++++ Supplied material ++++

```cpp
struct AlignRun {
  tracyhip_ctx* ctx;
  const tracyhip_align_job* job;
  const tracyhip_params* prm;
  const int mem;
  const tracyhip_align_result* out;
  const uint32_t nt;
  const tracyhip_seqset& sp;
  const tracyhip_seqset& sr;
  hipStream_t st;
  tracyhip_params p;
  const void *d_prof = nullptr, *d_ref = nullptr;
  int32_t* d_verr = nullptr;
  std::vector<uint32_t> mf, mt, tl, rn, ridx;
  const TrimSrc trims;
  std::vector<B16TableDesc> td;
  bool b16 = false;
  OrientOut oo;
  std::vector<TrimRec> h_trim;
  void *d_final_sc = nullptr, *d_ops = nullptr, *d_olen = nullptr;
  uint64_t ops_total = 0;

  AlignRun(tracyhip_ctx* c, const tracyhip_align_job* j, const tracyhip_params* q, int m, const tracyhip_align_result* o)
      : ctx(c), job(j), prm(q), mem(m), out(o), nt(j->ntraces), sp(j->profiles), sr(j->refs), st(c->stream), p(*q), trims(trims_of(j)) {
    p.hfree = 1;
    p.vfree = 0;
  }

  int setup() {
    int rc;
    const uint64_t ep = seqset_extent(sp), er = seqset_extent(sr);
    if ((rc = stage_in(ctx, ctx->dev[DB_IN1], sp.data, ep * 4, mem, &d_prof))) return rc;
    if ((rc = stage_in(ctx, ctx->dev[DB_IN2], sr.data, er, mem, &d_ref))) return rc;
    HIP_TRY(ctx->dev[DB_ERR].ensure(kErrBytes));
    HIP_TRY(hipMemsetAsync(ctx->dev[DB_ERR].p, 0, kErrBytes, st));
    d_verr = static_cast<int32_t*>(ctx->dev[DB_ERR].p) + kErrVerdictWord;
    HIP_TRY(ctx->ensure_codes(er ? er : 1, st));
    if (er) {
      hipLaunchKernelGGL(encode_codes_kernel, dim3((unsigned)((er + 4095) / 4096)), dim3(256), 0, st, static_cast<const uint8_t*>(d_ref),
                         ctx->codes(), er, ctx->special_blocks(), job->oriented ? (int32_t*)nullptr : d_verr);
      HIP_TRY(hipGetLastError());
    }
    mf.resize(nt); mt.resize(nt); tl.resize(nt); rn.resize(nt); ridx.resize(nt);
    uint64_t max_mn = 0;
    for (uint32_t t = 0; t < nt; ++t) {
      ridx[t] = job->ref_index ? job->ref_index[t] : t;
      if (ridx[t] >= sr.count) return set_error(TRACYHIP_ERR_ARG, "ref_index[%u] out of range", t);
      mf[t] = sp.length[t];
      rn[t] = sr.length[ridx[t]];
      uint32_t l = trims.left(t), r = trims.right(t);
      if ((uint64_t)l + r >= mf[t]) { l = 0; r = 0; }
      tl[t] = l;
      mt[t] = mf[t] - (l + r);
      max_mn = std::max<uint64_t>(max_mn, (uint64_t)mf[t] + rn[t]);
    }
    if ((rc = check_params(&p, max_mn))) return rc;

    return TRACYHIP_OK;
  }

  int orient() {
    int rc;
    std::vector<uint64_t> off1(nt);
    uint64_t tot1 = 0;
    for (uint32_t t = 0; t < nt; ++t) { off1[t] = tot1; tot1 += (uint64_t)mt[t] + rn[t]; }
    OrientIn oi{};
    HIP_TRY(ensure_into(ctx->dev[DB_PRELIM_OPS], tot1 ? tot1 : 1, oi.d_ops));
    HIP_TRY(ensure_into(ctx->dev[DB_PRELIM_OFF], nt, oi.d_ops_off));
    HIP_TRY(ensure_into(ctx->dev[DB_PRELIM_LEN], nt, oi.d_ops_len));
    HIP_TRY(ensure_into(ctx->dev[DB_PRELIM_SCORE], nt, oi.d_score));
    HIP_TRY(ctx->pin[PB_TMP].ensure(sizeof(uint64_t) * (size_t)nt + (size_t)nt * 16));
    std::memcpy(ctx->pin[PB_TMP].p, off1.data(), sizeof(uint64_t) * (size_t)nt);
    HIP_TRY(hipMemcpyAsync(ctx->dev[DB_PRELIM_OFF].p, ctx->pin[PB_TMP].p, sizeof(uint64_t) * (size_t)nt, hipMemcpyHostToDevice, st));
    std::vector<uint64_t> a1o(nt), a2o(nt);
    for (uint32_t t = 0; t < nt; ++t) { a1o[t] = sp.offset[t] + tl[t]; a2o[t] = sr.offset[ridx[t]]; }
    b16 = p.ge < 0 && p.go <= 0 && sub_limit(&p) <= kWideScore && !ctx->knobs.no_band16;
    if (b16) {
      td.resize(nt);
      for (uint32_t t = 0; t < nt; ++t) td[t] = B16TableDesc{sp.offset[t], 0, mf[t], mf[t], 0, 0};
      if ((rc = build_b16_tables(ctx, ctx->dev[DB_B16TAB_PROFILE], d_prof, false, td, &p))) return rc;
    }
    oi.nt = nt; oi.d_prof = d_prof; oi.a1_off = a1o.data(); oi.mf = mf.data(); oi.mt = mt.data(); oi.a2_off = a2o.data(); oi.rn = rn.data();
    oi.oriented = job->oriented; oi.exact = job->strand_by_certificate == 0; oi.d_verr = d_verr; oi.ends_only = true;
    if (b16) { oi.d_qp = static_cast<const int16_t*>(ctx->dev[DB_B16TAB_PROFILE].p); oi.td = td.data(); oi.row0 = tl.data(); }
    if ((rc = orient_and_align(ctx, p, oi, oo))) return rc;

    return TRACYHIP_OK;
  }

  int trim() {
    HIP_TRY(ctx->dev[DB_TRIMREC].ensure(sizeof(TrimRec) * (size_t)nt));
    HIP_TRY(ctx->dev[DB_TRIM_IN].ensure(3 * sizeof(uint32_t) * (size_t)nt + (size_t)nt));
// ... 512 lines not shown
      if ((uint64_t)(uint32_t)(TL + TR + 1) >= (uint64_t)mf[t]) { soff[t] = 0; sl[t] = mf[t]; }
      else { soff[t] = TL; sl[t] = mf[t] - TL - TR; }
      max_mn = std::max<uint64_t>(max_mn, (uint64_t)mf[t] + rn[t]);
      maxbc = std::max(maxbc, mf[t]);
      maxcol = std::max(maxcol, mt[t]);
    }
    if ((rc = check_params(&p, max_mn))) return rc;

    ep = seqset_extent(sp); er = seqset_extent(sr);
    for (uint32_t t = 0; t < nt; ++t) {
      if (!bc.peaks) sext = std::max<uint64_t>(sext, bc.signal_offset[t] + 4ull * bc.nsamples[t]);
      bext = std::max<uint64_t>(bext, bc.bc_offset[t] + bc.bc_len[t]);
    }
    if ((rc = stage_in(ctx, buf(), sp.data, ep * 4, mem, &d_prof))) return rc;
    if ((rc = stage_in(ctx, buf(), sr.data, er, mem, &d_ref))) return rc;
    if (wildtype && given && (rc = stage_in(ctx, buf(), srp.data, seqset_extent(srp) * 4, mem, &d_refprof))) return rc;
    if (wildtype && !given) {
      wt_rev_base = seqset_extent(srp);
      DevBuf& bw = buf();
      float* d_w; HIP_TRY(ensure_into(bw, std::max<uint64_t>(2 * wt_rev_base, 1), d_w));
      HIP_TRY(hipMemcpyAsync(d_w, srp.data, wt_rev_base * 4, mem == TRACYHIP_MEM_HOST ? hipMemcpyHostToDevice : hipMemcpyDeviceToDevice, st));
      std::vector<ProfSeq> hs(srp.count);
      for (uint32_t i = 0; i < srp.count; ++i) hs[i] = ProfSeq{srp.offset[i], srp.length[i], 0};
      const ProfSeq* ds;
      if ((rc = upload(ctx, buf(), hs, &ds))) return rc;
      HIP_TRY(launch_prof_revcomp(ds, srp.count, d_w, d_w, wt_rev_base, st));
      d_refprof = d_w;
    }
    if (bc.peaks) { if ((rc = stage_in(ctx, buf(), bc.peaks, bext * 16, mem, &d_peaks))) return rc; }
    else {
      if ((rc = stage_in(ctx, buf(), bc.signal, sext * 4, mem, &d_sig))) return rc;
      if ((rc = stage_in(ctx, buf(), bc.bcpos, bext * 4, mem, &d_pos))) return rc;
    }
    for (uint32_t t = 0; t < nt; ++t) dext = std::max<uint64_t>(dext, out->dcp_offset[t] + 2ull * dp.maxindel + 2);
    if ((rc = io(bc.primary, bext, true, &d_pri))) return rc;
    if ((rc = io(bc.secondary, bext, true, &d_sec))) return rc;
    if ((rc = io(out->bp, sizeof(BreakpointOut) * (size_t)nt, false, &d_bp))) return rc;
    if ((rc = io(out->secdecomp, bext, false, &d_sd))) return rc;
    if ((rc = io(out->fractions, sizeof(double) * 2 * (size_t)nt, false, &d_fr))) return rc;
    if ((rc = io(out->dcp_indel, dext * 4, false, &d_di))) return rc;
    if ((rc = io(out->dcp_err, dext * 4, false, &d_de))) return rc;
    if (mem == TRACYHIP_MEM_HOST) {
      HIP_TRY(hipMemsetAsync(d_di, 0, dext * 4, st));
      HIP_TRY(hipMemsetAsync(d_de, 0, dext * 4, st));
    }
    if ((rc = io(out->dstatus, sizeof(DecompOut) * (size_t)nt, false, &d_dst))) return rc;
    if ((rc = io(out->score_trim, sizeof(int32_t) * (size_t)nt, false, &d_strim))) return rc;

    HIP_TRY(ctx->dev[DB_ERR].ensure(kErrBytes));
    HIP_TRY(hipMemsetAsync(ctx->dev[DB_ERR].p, 0, kErrBytes, st));
    HIP_TRY(ctx->ensure_codes(er ? er : 1, st));
    if (er) {
      int32_t* d_verr = static_cast<int32_t*>(ctx->dev[DB_ERR].p) + kErrVerdictWord;
      hipLaunchKernelGGL(encode_codes_kernel, dim3((unsigned)((er + 4095) / 4096)), dim3(256), 0, st, static_cast<const uint8_t*>(d_ref),
                         ctx->codes(), er, ctx->special_blocks(), job->oriented ? (int32_t*)nullptr : d_verr);
      HIP_TRY(hipGetLastError());
      int32_t herr = 0;
      HIP_TRY(hipMemcpyAsync(&herr, d_verr, sizeof(int32_t), hipMemcpyDeviceToHost, st));
      HIP_TRY(ctx_sync(ctx));
      if ((herr & 4) && !wildtype) return set_error(TRACYHIP_ERR_ARG, "reference windows must be upper-case [ACGTN] (loadSingleFasta, fasta.h:54-95)");
    }

    return TRACYHIP_OK;
  }

  int orientation() {
    int rc;
    stage_clock.mark("decompose.2_orientation");
    HIP_TRY(b_sc2.ensure(sizeof(int32_t) * 2 * (size_t)nt));
    h_sc2.assign(2 * (size_t)nt, 0);
    if (!given && !shared_stages) {
      DpProblem pb;
      DpProblemLease lease(ctx, pb);
      pb.mode = MODE_PROF; pb.a1_profile = true; pb.a2_profile = true; pb.d_a1 = d_prof; pb.d_a2 = d_refprof;
      pb.desc.resize(2 * (size_t)nt); pb.k.resize(2 * (size_t)nt);
      for (uint32_t t = 0; t < nt; ++t) {
        PairDesc d = qp_desc(t, true);
        d.a2_off = srp.offset[ridx[t]];
        pb.desc[t] = d;
        d.out = nt + t; d.a2_off += wt_rev_base;
        pb.desc[nt + t] = d;
        pb.k[t] = pb.k[nt + t] = choose_k(d.m, MODE_PROF);
      }
      if ((rc = run_dp(ctx, pb, &p, false, false, static_cast<int32_t*>(b_sc2.p), nullptr, nullptr, nullptr))) return rc;
      HIP_TRY(hipMemcpy(h_sc2.data(), b_sc2.p, sizeof(int32_t) * 2 * (size_t)nt, hipMemcpyDeviceToHost));
    }
    h_fwd.assign(nt, 0); h_rc.assign(nt, 0);
    if (!shared_stages)
      for (uint32_t t = 0; t < nt; ++t) {
        if (given) { h_fwd[t] = job->oriented[t] ? 1 : 0; h_rc[t] = 0; }
        else { h_fwd[t] = h_sc2[t] > h_sc2[nt + t] ? 1 : 0; h_rc[t] = !h_fwd[t]; }
      }

    return TRACYHIP_OK;
  }

  int gotoh_rows() {
    int rc;
    stage_clock.mark("decompose.3_gotoh");
    off1.resize(nt);
    for (uint32_t t = 0; t < nt; ++t) { off1[t] = tot1; tot1 += (uint64_t)mt[t] + rn[t]; }
    HIP_TRY(b_ops1.ensure(tot1 ? tot1 : 1));
    HIP_TRY(b_len1.ensure(sizeof(uint32_t) * (size_t)nt));
    HIP_TRY(b_r0.ensure(tot1 ? tot1 : 1));
    HIP_TRY(b_r1.ensure(tot1 ? tot1 : 1));
    if ((rc = upload(ctx, buf(), off1, &d_off1))) return rc;
    if (shared_stages) {
// ... 838 lines not shown
```

### tracy_amd/csrc/stream.hip

```cpp
#include <hip/hip_runtime.h>

#include <algorithm>
#include <cstring>
#include <numeric>
#include <string>
#include <type_traits>
#include <vector>

#include "../../include/tracy_hip.h"
#include "capi_internal.h"
#include "decompose_launch.h"
#include "launch.h"
#include "pipe_internal.h"
#include "pipe_kernels.h"
#include "stream_fields.h"
#include "stream_plan.h"

using namespace tracyhip;

#define TRY(expr) do { const int _rc = (expr); if (_rc) return _rc; } while (0)

namespace {

struct Arena {
// ... 198 lines not shown
    d.a2_off = G.ref_off; d.n = G.rn; d.a2_stride = G.rn;
    d.out = t;
    d.flags = S.rc ? PAIR_A2_REVCOMP : 0u;
    desc_trim[t] = d;
  }
  });
}

__global__ void s_prelim_plan_kernel(SParams p, int mode, int early, const SGeom* __restrict__ geom, STrace* __restrict__ tr, const uint32_t* __restrict__ d_ce,
                                     const int32_t* __restrict__ top, uint32_t* __restrict__ dead, PairDesc* __restrict__ cand,
                                     uint8_t* __restrict__ kc, int prio) {
  wave_prio(prio);
  const uint32_t t = blockIdx.x * blockDim.x + threadIdx.x;
  if (t >= p.nt) return;
  kc[t] = 0;
  STrace S = tr[t];
  if (((S.mark & ST_EARLY) != 0u) != (early != 0)) return;
  if (dead[t]) return;
  const SGeom G = geom[t];
  const bool from_front = S.cls == 0 && S.rc == S.g;
  const uint32_t ce = from_front ? S.ce : d_ce[t];
  S.ce = ce;
  uint32_t dd = 0;
  if (ce == 0u) dd = SD_JUNK;
  else {
    const SubWindow sw = s_sub_window(G.mt, ce, top[t], S.sstar, p.ge);
    S.gap = (uint32_t)(sw.g < 0x7fffffff ? sw.g : 0x7fffffff);
    S.shift = sw.a;
    int K = sw.K;
    if (K && mode == 0 && !b16_origin_ok(p.match, p.mismatch, p.go, p.ge, G.mt, sw.n)) K = 0;
    if (K && !s_fits_lds(sw.n, K)) K = 0;
    if (!K) dd = SD_PRELIM_BAND;
    else if (sw.n > p.ncap) dd = SD_SHAPE;
    else {
      PairDesc q{};
      q.a1_off = G.tab_off + G.tl;
      q.a1_stride = G.tab_stride;
      q.m = G.mt;
      q.n = sw.n;
      q.a2_stride = sw.n;
      q.a2_off = G.ref_off + (S.rc ? (uint64_t)(G.rn - ce) : (uint64_t)sw.a);
      q.flags = S.rc ? PAIR_A2_REVCOMP : 0u;
      q.out = t;
      q.ckpt_off = band_pack(sw.dlo, sw.dhi);
      q.lastrow_off = mode == 0 ? 0ull : ((uint64_t)(G.rn - ce) | ((uint64_t)sw.a << 32));
      cand[t] = q;
      kc[t] = (uint8_t)K;
    }
  }
  tr[t] = S;
  if (dd) dead[t] |= dd;
}
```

++++

■ **Instructions to follow**:
Each line above with the string "prio" in it should be located and copied.

■ **Written answer**:
                                     uint8_t* __restrict__ kc, int prio) {
  wave_prio(prio);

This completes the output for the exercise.